- [Work instructions]:
Over all lines in the data below, count those holding "xcol" and give only the result.

Data listing START

template <int NB>
__global__ void __launch_bounds__(64) k_energy_l96(EnergyArgs a) {
  extern __shared__ __attribute__((aligned(16))) double smem[];
  const int D = a.D, M = 2 * D + 1;
  constexpr int Dp = 4 * NB, LD = Dp + 1;
  const int l = threadIdx.x;
  const long long wid = blockIdx.x;
  const int prob = (int)(wid / a.Np), t = (int)(wid - (long long)prob * a.Np);
  const size_t o = (size_t)prob * a.Np + t;
  L96Lds S;
  S.Lm = smem; S.Gm = S.Lm + Dp * LD; S.mv = S.Gm + Dp * LD; S.bv = S.mv + Dp; S.am = S.bv + Dp; S.sg = S.am + Dp;
  S.dl = S.sg + Dp; S.qq = S.dl + Dp; S.rd = S.qq + Dp; S.vv = S.rd + Dp;
  const double* At = a.A + (size_t)prob * a.strideA + (size_t)t * D * D;
  const double* St = a.S + o * D * D;
  const double theta = a.theta_v ? lds_const(a.theta_v, prob * kMaxTheta) : a.theta[0];
  const double kappa = 1.05 * D, c = D + kappa;
  const bool act = l < D;
  const bool pad = l < Dp;
  const int li = pad ? l : Dp - 1;

  for (int e = l; e < Dp * LD; e += 64) { S.Lm[e] = 0.0; S.Gm[e] = 0.0; }
  if (pad) { S.mv[l] = 0.0; S.bv[l] = 0.0; S.sg[l] = 0.0; S.am[l] = 0.0; S.dl[l] = 0.0; S.qq[l] = 0.0; S.rd[l] = 1.0; }
  wave_sync();
  {
    constexpr int EPL = (Dp * Dp + 63) / 64;
    const int DD = D * D;
    const unsigned magic = ((1u << 20) + (unsigned)D - 1u) / (unsigned)D;
#pragma unroll
    for (int q0 = 0; q0 < EPL; q0 += 9) {
      double sv[9], av[9];
#pragma unroll
      for (int u = 0; u < 9; u++) {
        const int e = l + 64 * (q0 + u);
        const bool in = (q0 + u < EPL) && (e < DD);
        sv[u] = in ? St[e] : 0.0;
        av[u] = in ? At[e] : 0.0;
      }
#pragma unroll
      for (int u = 0; u < 9; u++) {
        const int e = l + 64 * (q0 + u);
        if ((q0 + u < EPL) && (e < DD)) {
          const int r = (int)(((unsigned)e * magic) >> 20), cc = e - r * D;
          S.Lm[r * LD + cc] = c * sv[u];
          S.Gm[cc * LD + r] = av[u];
        }
      }
    }
  }
  if (l >= D && pad) S.Lm[l * LD + l] = 1.0;
  if (act) { S.mv[l] = a.m[o * D + l]; S.bv[l] = a.b[(size_t)prob * a.strideB + (size_t)t * D + l]; S.sg[l] = a.isg[(size_t)prob * a.isg_stride + l]; }
  wave_sync();

  const int r4 = l >> 4, c4 = l & 3, b = (l >> 2) & 3;
  bool bad = false;
  double myrd = 1.0;
  const double* lrow_b = S.Lm + (4 * b + c4) * LD + r4;
  double* lout_b = S.Lm + (4 * b + r4) * LD + c4;
#pragma unroll
  for (int p = 0; p < NB; p++) {
    const int j0 = 4 * p;
    if (p > 0) {
      const double* brow = S.Lm + (j0 + c4) * LD + r4;
#pragma unroll
      for (int u = 0; p + 4 * u < NB; u++) {
        const bool full = p + 4 * u + 3 < NB;
        const bool rowok = full || (p + 4 * u + b < NB);
        const double* arow = full ? lrow_b + 4 * (p + 4 * u) * LD
                                  : S.Lm + (4 * (rowok ? p + 4 * u + b : NB - 1) + c4) * LD + r4;
        double uacc = 0.0;
#pragma unroll
        for (int kk = 0; kk < p; kk++) uacc = __builtin_amdgcn_mfma_f64_4x4x4f64(arow[4 * kk], brow[4 * kk], uacc, 0, 0, 0);
        if (rowok) lout_b[4 * (p + 4 * u) * LD + j0] -= uacc;
      }
      wave_sync();
    }
    chol_panel_pivots<LD>(S.Lm, myrd, j0, l, li, pad);
    wave_sync();
  }
  if (pad) S.rd[l] = myrd;
  wave_sync();
// ... 103 lines not shown
  if (l == 0) a.e_t[o] = e_t;
  wave_sync();

  const double* l4_a = S.Lm + c4 * LD + r4;
  const double* xd_a = xdiag + 4 * c4 + r4;
  const double* xd_d = xdiag + 4 * r4 + c4;
#pragma unroll
  for (int I = 0; I < NB; I++) {
    const double* arow = l4_a + 4 * I * LD;
    const double xd = xd_a[16 * I];
    const double xdd = xd_d[16 * I];
#pragma unroll
    for (int u = 0; 4 * u < NB; u++) {
      const int Jb = 4 * u + b;
      const bool colok = (4 * u + 3 < NB) || (Jb < NB);
      double* xcol = S.Gm + r4 * LD + 4 * (colok ? Jb : NB - 1) + c4;
      double xo = 0.0;
      if (4 * u <= I) {
        double tacc = 0.0;
#pragma unroll
        for (int K = 4 * u; K < I; K++) tacc = __builtin_amdgcn_mfma_f64_4x4x4f64(arow[4 * K], xcol[4 * K * LD], tacc, 0, 0, 0);
        const double prod = __builtin_amdgcn_mfma_f64_4x4x4f64(xd, tacc, 0.0, 0, 0, 0);
        xo = (Jb < I) ? -prod : ((Jb == I) ? xdd : 0.0);
      }
      if (colok) xcol[4 * I * LD] = xo;
    }
    wave_sync();
  }

  {
    double s = 0.0;
    for (int k = 0; k < Dp; k++) s = __builtin_fma(S.Gm[k * LD + li], S.dl[k], s);
    if (act) a.dEm[o * D + l] = 0.5 * c * s;
  }
  double* ds = a.dEs + o * D * D;
  {
    double acc[WaveGemmGeo<NB>::NU];
    wave_gemm<NB, 1>(S.Gm, S.Gm, LD, acc, S.qq);
#pragma unroll
    for (int u = 0; u < WaveGemmGeo<NB>::NU; u++) {
      int row, col; bool ok;
      wave_gemm_elem<NB>(u, row, col, ok);
      if (ok && row < D && col < D && (row <= col || !a.ds_upper)) ds[row * D + col] = 0.5 * c * acc[u];
    }
  }

  if (act) {
    const int i = l, ip1 = wrap(i + 1, D), im1 = wrap(i - 1, D), im2 = wrap(i - 2, D);
    const double cxx = St[ip1 * D + im1] - St[im2 * D + im1];
    a.Ef[o * D + i] = cxx + (S.mv[ip1] - S.mv[im2]) * S.mv[im1] - S.mv[i] + theta;
  }
  if (a.Edf) {
    double* ed = a.Edf + o * D * D;
    for (int e = l; e < D * D; e += 64) {
      const int k = e / D, j = e - k * D;
      const int kp1 = wrap(k + 1, D), km1 = wrap(k - 1, D), km2 = wrap(k - 2, D);
      double v = 0.0;
      if (j == k) v = -1.0;
      if (j == kp1) v = S.mv[km1];
      if (j == km2) v = -S.mv[km1];
      if (j == km1) v = S.mv[kp1] - S.mv[km2];
      ed[e] = v;
    }
  }
}

__host__ __device__ inline bool l96r_compact(int D) { return (D + 3) / 4 == 10; }
__host__ __device__ inline size_t l96r_lds_doubles(int D) {
  const size_t dp = l96_dp(D);
  if (l96r_compact(D)) return dp * l96_ld(D) + 5 * dp;
  return dp * l96_ld(D) + 6 * dp + 9 * dp;
}
template <int R>
__device__ __forceinline__ double row_ror_blocks(double v) {
  typedef int i2_t __attribute__((ext_vector_type(2)));
  i2_t x = __builtin_bit_cast(i2_t, v), y;
  y[0] = __builtin_amdgcn_mov_dpp(x[0], 0x120 + 4 * R, 0xf, 0xf, false);
  y[1] = __builtin_amdgcn_mov_dpp(x[1], 0x120 + 4 * R, 0xf, 0xf, false);
  return __builtin_bit_cast(double, y);
}

struct TriRowTab { unsigned char r[2080]; };
constexpr TriRowTab make_tri_row_tab() {
  TriRowTab t{};
  int e = 0;
  for (int r = 0; r < 64; r++)
    for (int c = 0; c <= r; c++) t.r[e++] = (unsigned char)r;
  return t;
}
__device__ __constant__ TriRowTab kTriRow = make_tri_row_tab();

Data listing END

- [Solution for this task]:
3